I seem to be getting a lot of false positives without a locally administered MAC addresses support. It's unnecessary, and can be unsettling for the less tech-savvy users of some of our shared household laptops.
This is what I mean by false positives:
We have several desktop PCs on VPN and they generate locally administered MAC addresses upon each new and refreshed VPN connection. These are MACs with 2, 6, A, and E the first octet (see here for details). These are randomly generated, non-repeating local virtual MAC addresses for the sole purpose of secure VPN anonymity.
Simply put, WiFi Guard currently has no concept of locally administered MACs, but should. In this day and age of network security, VPN is becoming more common as are randomized local virtual MAC addresses.
WiFi Guard needs to be updated with an option to ignore or consider safe, locally administered MAC addresses, at the user's discretion. I have found no other software that yet understand the concept and the innocuous nature of VPN-related locally administered MACs. If WiFi Guard gets this feature, it will be one of the most popular monitoring utilities.

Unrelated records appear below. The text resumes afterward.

constexpr int kC = 256;
constexpr int kRowsPerLayer = 80 * 256;
constexpr int kSrRowsPerLayer = 32 * 256;
constexpr int kWBytes = 256 * 128;
constexpr int kABytes = 64 * 128;
constexpr int kZBytes = 4 * kABytes;
constexpr int kEpiBatch = 8;

constexpr int kHalo = 8;

template <int NWG, int R, bool WIN = (R == 3)>
struct StepCfg {
  static_assert(R == 2 || R == 3, "ring depth");
  static constexpr int THREADS = NWG * 128;
  static constexpr int STAGE = kWBytes + (WIN ? 0 : NWG * kABytes);
  static constexpr int BARS = R * STAGE;
  static constexpr int W = BARS + 1024;
  static constexpr int WROWS = 64 * NWG + 2 * kHalo;
  static constexpr int WBLK = WROWS * 128;
  static constexpr int ZHI23 = 2 * kABytes;
  static constexpr int ASLOT = NWG * ZHI23;
  static constexpr int WSIZE = WIN ? std::max(4 * WBLK, ASLOT + R * NWG * kABytes) : 0;
  static constexpr int ZHI = W + WSIZE;
  static constexpr int ZHI_WG = WIN ? 2 * kABytes : kZBytes;
  static constexpr int ZLO = ZHI + NWG * ZHI_WG;
  static constexpr int SMEM = 1024 + ZLO + NWG * (R == 2 ? kZBytes : kABytes);
  static_assert(WBLK % 1024 == 0 && ASLOT % 1024 == 0, "window blocks and activation slots start 1024-aligned");
  static_assert(!WIN || NWG * ZHI23 <= WSIZE, "z hi k-blocks 2-3 fit in W");
  static_assert(SMEM <= 232448, "shared memory budget (227 KB per block on sm_90)");
};
constexpr int kCondSmem = 1024 + StepCfg<2, 3, false>::BARS + 2 * 3 * 8;

struct HpParams {
  const __half* w;
  int w_sr;
  int P;
  int HP;
  int ylo;
  int fast_gate;
  const __half* whead;
  float* X;
  float* SKIP;
  __half* Y;
  __half* S16;
  const __half* CONDH;
  size_t plane;
  float* CP;
  const float* b1p;
  const float* b2;
  const float* dtab;
  int d_row_stride;
  int T, Tp, B, units;
  int l0, l1, L, cycle;
  float inv_sqrt_l;
  int head_flags;
  float* x;
  dsx_strides xs;
  float* eps;
  const float* noise;
  unsigned long long seed, offset;
  int b_off;
  DdpmCoef c;
  PlmsFuse pl;
  const float* bs;
  const float* bf;
  const float* bin;
  const float* d0;
  int d0_row_stride;
  int M;
  long long* trace;
  int trace_ctas;
  unsigned* flags;
};

__device__ __forceinline__ void stamp(const HpParams& p, int slot) {
  if (p.trace != nullptr && threadIdx.x == 0 && slot < DSX_TRACE_SLOTS && static_cast<int>(blockIdx.x) < p.trace_ctas) {
    long long t;
    asm volatile("mov.u64 %0, %%globaltimer;" : "=l"(t)::"memory");
    p.trace[static_cast<size_t>(blockIdx.x) * DSX_TRACE_SLOTS + slot] = t;
  }
}
__device__ __forceinline__ int layer_slot(const HpParams& p, int l, int k) { return 1 + 9 * (l - p.l0) + k; }
__device__ __forceinline__ int head_slot(const HpParams& p, int k) { return 1 + 9 * (p.l1 - p.l0) + k; }

template <int NWG>
__device__ __forceinline__ int partner_tile(const HpParams& p, int u) {
  if (p.units > static_cast<int>(gridDim.x) || p.B < 2) return -1;
  const int tpu = p.Tp / (64 * NWG), b = u / tpu;
  if (b & 1) return u - tpu;
  return b + 1 < p.B ? u + tpu : -1;
}

template <int NWG>
__device__ __forceinline__ void wait_neighbours(const HpParams& p, int u, unsigned n) {
  const int tpu = p.Tp / (64 * NWG);
  if (u % tpu != 0) wait_geq(p.flags + u - 1, n);
  if ((u + 1) % tpu != 0) wait_geq(p.flags + u + 1, n);
}

template <int NWG>
__device__ __forceinline__ void wait_layer(const HpParams& p, int l, int u) {
  if (threadIdx.x == 0) {
    const unsigned n = l - p.l0;
    if (n > 0) wait_neighbours<NWG>(p, u, n);
    const int pu = partner_tile<NWG>(p, u);
    if (pu >= 0 && pu < u) wait_geq(p.flags + p.units + pu, n + 1);
  }
  __syncthreads();
}

template <int NT>
__device__ __forceinline__ void load_w(uint8_t* dst, const __half* src0, const __half* src1, int nrows, int tid) {
  const uint32_t d = smem_u32(dst);
  for (int i = tid; i < nrows * 8; i += NT) {
    const int r = i >> 3, c = i & 7;
    const __half* src = (r < 128 ? src0 + static_cast<size_t>(r) * 64 : src1 + static_cast<size_t>(r - 128) * 64) + c * 8;
// ... 6 lines not shown
  for (int k = 0; k < 4; ++k) {
    const int i = wtid + k * 128;
    const int r = i >> 3, c = i & 7, t = t0 + r;
    const bool valid = t >= 0 && t < T;
    cp16(d + sw128(r, c), src + (static_cast<size_t>(b) * Tp + (valid ? t : 0)) * kC + ch0 + c * 8, valid);
  }
}
template <int NT>
__device__ __forceinline__ void load_wblock(uint8_t* dst, const __half* utt, int t_first, int ch0, int rows, int T, int tid) {
  const uint32_t d = smem_u32(dst);
#pragma unroll 1
  for (int i = tid; i < rows * 8; i += NT) {
    const int r = i >> 3, c = i & 7, t = t_first + r;
    const bool valid = t >= 0 && t < T;
    cp16_hint(d + sw128(r, c), utt + static_cast<size_t>(valid ? t : 0) * kC + ch0 + c * 8, valid, l2_evict_first());
  }
}

template <int N>
__device__ __forceinline__ void fence_acc(float (&d)[N]) {
#pragma unroll
  for (int i = 0; i < N; ++i) asm volatile("" : "+f"(d[i])::"memory");
}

It's understandable that you didn't initially put the feature in, but as I said earlier, local virtual MACs are on the rise.
Thank you for your feedback and suggestion. We have added a setting that allows you to automatically mark devices with locally administered MAC addresses as known.
Please download the latest version, then go to Settings - Whitelisting, and enable the "Automatically mark locally administered addresses as known" setting. After that, all future scans should treat those devices as known and not bother you with pop-ups.